The finding of better long‐term cardiovascular prognosis with achievement of age and sex predicted METs may not appear novel, but it is remarkable that patients who achieved predicted METs on pre‐operative ESE or received subsequent transplantation during follow‐up had similar favorable outcomes. These findings suggest that the prognostic benefit seen with achievement of predicted METs is independent of and has similar magnitude to receiving a kidney transplant in patients with advanced CKD. This result may provide clinicians with reassurance if there is delay to transplantation in patients who are able to achieve predicted METs whilst they remain on the wait‐list. Conversely, those with a poorer exercise capacity may warrant more expedited assessment for transplantation. Finally, this raises the possibility of using predicted METs for age and sex as a target for future studies exploring exercise training as a treatment modality to improve long‐term cardiovascular outcomes in CKD patients awaiting transplantation.

Study Limitations

Our results represent one of the largest kidney transplant centers in Australia, but are limited by the single‐center setting and observational design. Additionally, there could have been selection bias in the study cohort as we only included patients referred for stress echocardiography for pre‐transplant cardiovascular assessment but cannot account for patients who were referred solely for nuclear myocardial perfusion imaging. The cohort would also have excluded patients deemed unsuitable for transplantation on other clinical grounds and hence not referred for pre‐transplant cardiac stress testing. This selection bias may explain the younger patient population (52±11 years) with better exercise capacity (82% achieving 7 METs) in this study, leading to lower than expected MACE incidence which could affect the generalizability of these findings to an unselected CKD cohort. Hence, the results reported in this single‐center study may be indiscriminate and may not represent standard practice in other centers where standardized cardiovascular screening is performed for all‐comer CKD patients. Furthermore, some patients may not have been waitlisted for transplantation following ESE and cardiovascular clearance due to non‐cardiac reasons, which could introduce further selection bias into the transplanted cohort.

CONCLUSIONS

In patients with CKD undergoing cardiovascular assessment for kidney transplantation, exercise capacity as assessed on pre‐operative ESE is associated with reduced likelihood of long‐term MACE. Patients who are able to achieve predicted METs for age and sex have good long‐term cardiovascular prognosis that is independent of and of similar magnitude to receiving a kidney transplant. Further studies are required to prospectively assess exercise training as a treatment modality to improve long‐term cardiovascular outcomes in CKD patients awaiting transplantation.

Sources of Funding

This work was not supported by any funding. Dr Nerlekar is supported by an Emerging Leader Fellowship from the National Health and Medical Research Council.

Disclosures

The authors have no disclosures, conflicts of interest, or relationships to industry to report.

Supporting information

Tables S1–S8

Figures S1–S2

Click here for additional data file.^{(206KB, pdf)}

Acknowledgments

The authors wish to thank Professor Thomas Marwick (Baker Heart and Diabetes Institute, Melbourne, Australia) for his guidance, and Dr Caitlin Cheshire (Monash Heart, Melbourne, Australia), Dr Hashrul Rashid (Monash Heart, Melbourne, Australia), and Ms Orla Maney (Department of Nephrology, Monash Health, Melbourne, Australia) for their assistance in data collection.
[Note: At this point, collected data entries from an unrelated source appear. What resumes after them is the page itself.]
extern "C" orbfe_status orbfe_match_bf_frames_device(orbfe_matcher *m, const orbfe_keypoint *d_kps,
                                                     const uint8_t *d_desc, const int32_t *d_n, int32_t cap,
                                                     const int32_t *d_qframe, const int32_t *d_tframe, int32_t npairs,
                                                     float nnratio, int32_t th, int32_t check_ori,
                                                     int32_t *d_match_q2t, int32_t *d_nmatches, void *stream)
{
    return orbfe_match_bf_blocks_device(m, d_kps, d_desc, d_n, d_kps, d_desc, d_n, cap, d_qframe, d_tframe, npairs, nnratio, th,
                                        check_ori, d_match_q2t, d_nmatches, stream);
}

extern "C" orbfe_status orbfe_hamming_csr_ex(orbfe_matcher *m, const uint8_t *q, int32_t nq, const uint8_t *t, int32_t nt,
                                             const uint32_t *off, const uint32_t *cand, int32_t *best_idx, int32_t *best,
                                             int32_t *second, int32_t *second_idx)
{
    if (!m || nq < 0 || nt < 0 || (nq > 0 && (!q || !off || !best_idx || !best || !second))) {
        orbfe_set_error("bad argument to orbfe_hamming_csr");
        return ORBFE_ERR_ARG;
    }
    if (nq == 0) return ORBFE_OK;
    const size_t nc = off[nq];
    for (int i = 0; i < nq; ++i)
        if (off[i + 1] < off[i]) { orbfe_set_error("CSR offsets must not decrease"); return ORBFE_ERR_ARG; }
    for (size_t k = 0; k < nc; ++k)
        if (cand[k] >= (uint32_t)nt) { orbfe_set_error("candidate index out of range"); return ORBFE_ERR_ARG; }
    DeviceGuard g(m->device);
    hipStream_t st = m->stream;
    ORBFE_HIP(scratch_acquire(m, st));
    ORBFE_HIP(m->b[0].ensure((size_t)nq * 32));
    ORBFE_HIP(m->b[1].ensure((size_t)nt * 32));
    ORBFE_HIP(m->b[2].ensure((size_t)(nq + 1) * 4));
    ORBFE_HIP(m->b[3].ensure(nc * 4));
    ORBFE_HIP(m->b[4].ensure((size_t)nq * 4));
    ORBFE_HIP(m->b[5].ensure((size_t)nq * 4));
    ORBFE_HIP(m->b[6].ensure((size_t)nq * 4));
    ORBFE_HIP(m->b[7].ensure((size_t)nq * 4));
    ORBFE_HIP(hipMemcpyAsync(m->b[0].p, q, (size_t)nq * 32, hipMemcpyHostToDevice, st));
    if (nt > 0) ORBFE_HIP(hipMemcpyAsync(m->b[1].p, t, (size_t)nt * 32, hipMemcpyHostToDevice, st));
    ORBFE_HIP(hipMemcpyAsync(m->b[2].p, off, (size_t)(nq + 1) * 4, hipMemcpyHostToDevice, st));
    if (nc > 0) ORBFE_HIP(hipMemcpyAsync(m->b[3].p, cand, nc * 4, hipMemcpyHostToDevice, st));
    hipLaunchKernelGGL(k_hamming_csr, dim3((nq + 255) / 256), dim3(256), 0, st, m->b[0].as<const uint8_t>(), nq,
                       m->b[1].as<const uint8_t>(), m->b[2].as<const uint32_t>(), m->b[3].as<const uint32_t>(),
                       m->b[4].as<int32_t>(), m->b[5].as<int32_t>(), m->b[6].as<int32_t>(), m->b[7].as<int32_t>());
    ORBFE_HIP(hipGetLastError());
    if (second_idx) ORBFE_HIP(hipMemcpyAsync(second_idx, m->b[7].p, (size_t)nq * 4, hipMemcpyDeviceToHost, st));
    ORBFE_HIP(hipMemcpyAsync(best_idx, m->b[4].p, (size_t)nq * 4, hipMemcpyDeviceToHost, st));
    ORBFE_HIP(hipMemcpyAsync(best, m->b[5].p, (size_t)nq * 4, hipMemcpyDeviceToHost, st));
    ORBFE_HIP(hipMemcpyAsync(second, m->b[6].p, (size_t)nq * 4, hipMemcpyDeviceToHost, st));
    ORBFE_HIP(hipStreamSynchronize(st));
    return ORBFE_OK;
}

Supplemental Material is available at https://www.ahajournals.org/doi/suppl/10.1161/JAHA.121.025862

For Sources of Funding and Disclosures, see page 10.

REFERENCES

1. Johansen KL, Chertow GM, Foley RN, Gilbertson DT, Herzog CA, Ishani A, Israni AK, Ku E, Kurella Tamura M, Li S, et al. US renal data system 2020 annual data report: epidemiology of kidney disease in the United States. Am J Kidney Dis. 2021;77:A7–A8. doi: 10.1053/j.ajkd.2021.01.002 [DOI] [PMC free article] [PubMed] [Google Scholar]
2. Briggs JD. Causes of death after renal transplantation. Nephrol Dial Transplant. 2001;16:1545–1549. doi: 10.1093/ndt/16.8.1545 [DOI] [PubMed] [Google Scholar]
3. Kidney Disease: Improving Global Outcomes (KDIGO) CKD Work Group . Clinical practice guideline on the evaluation and management of candidates for kidney transplantation. Transplantation. 2020;104:S11–S103. doi: 10.1097/TP.0000000000003136 [DOI] [PubMed] [Google Scholar]
4. Lentine KL, Costa SP, Weir MR, Robb JF, Fleisher LA, Kasiske BL, Carithers RL, Ragosta M, Bolton K, Auerbach AD, et al. Cardiac disease evaluation and management among kidney and liver transplantation candidates: a scientific statement from the American Heart Association and the American College of Cardiology Foundation: endorsed by the American Society of Transplant Surgeons, American Society of Transplantation, and National Kidney Foundation. Circulation. 2012;126:617–663. doi: 10.1161/CIR.0b013e31823eb07a [DOI] [PubMed] [Google Scholar]
5. Bangalore S, Maron DJ, O'Brien SM, Fleg JL, Kretov EI, Briguori C, Kaul U, Reynolds HR, Mazurek T, Sidhu MS, et al. Management of coronary disease in patients with advanced kidney disease. N Engl J Med. 2020;382:1608–1618. doi: 10.1056/NEJMoa1915925 [DOI] [PMC free article] [PubMed] [Google Scholar]
6. Spertus JA, Jones PG, Maron DJ, O'Brien SM, Reynolds HR, Rosenberg Y, Stone GW, Harrell FE Jr, Boden WE, Weintraub WS, et al. Health‐status outcomes with invasive or conservative care in coronary disease. N Engl J Med. 2020;382:1408–1419. doi: 10.1056/NEJMoa1916370 [DOI] [PMC free article] [PubMed] [Google Scholar]
7. Kidney Disease: Improving Global Outcomes (KDIGO) CKD Work Group . KDIGO 2012 clinical practice guideline for the evaluation and management of chronic kidney disease. Kidney Int Suppl. 2013;3:1–150. [Google Scholar]
8. Nerlekar N, Mulley W, Rehmani H, Ramkumar S, Cheng K, Vasanthakumar SA, Rashid H, Barton T, Nasis A, Meredith IT, et al. Feasibility of exercise stress echocardiography for cardiac risk assessment in chronic kidney disease patients prior to renal transplantation. Clin Transpl. 2016;30:1209–1215. doi: 10.1111/ctr.12796 [DOI] [PubMed] [Google Scholar]
9. Fleisher LA, Fleischmann KE, Auerbach AD, Barnason SA, Beckman JA, Bozkurt B, Davila‐Roman VG, Gerhard‐Herman MD, Holly TA, Kane GC. 2014 ACC/AHA guideline on perioperative cardiovascular evaluation and management of patients undergoing noncardiac surgery: a report of the American College of Cardiology/American Heart Association Task Force on practice guidelines. Circulation. 2014;130:2215–2245. doi: 10.1161/CIR.0000000000000105 [DOI] [PubMed] [Google Scholar]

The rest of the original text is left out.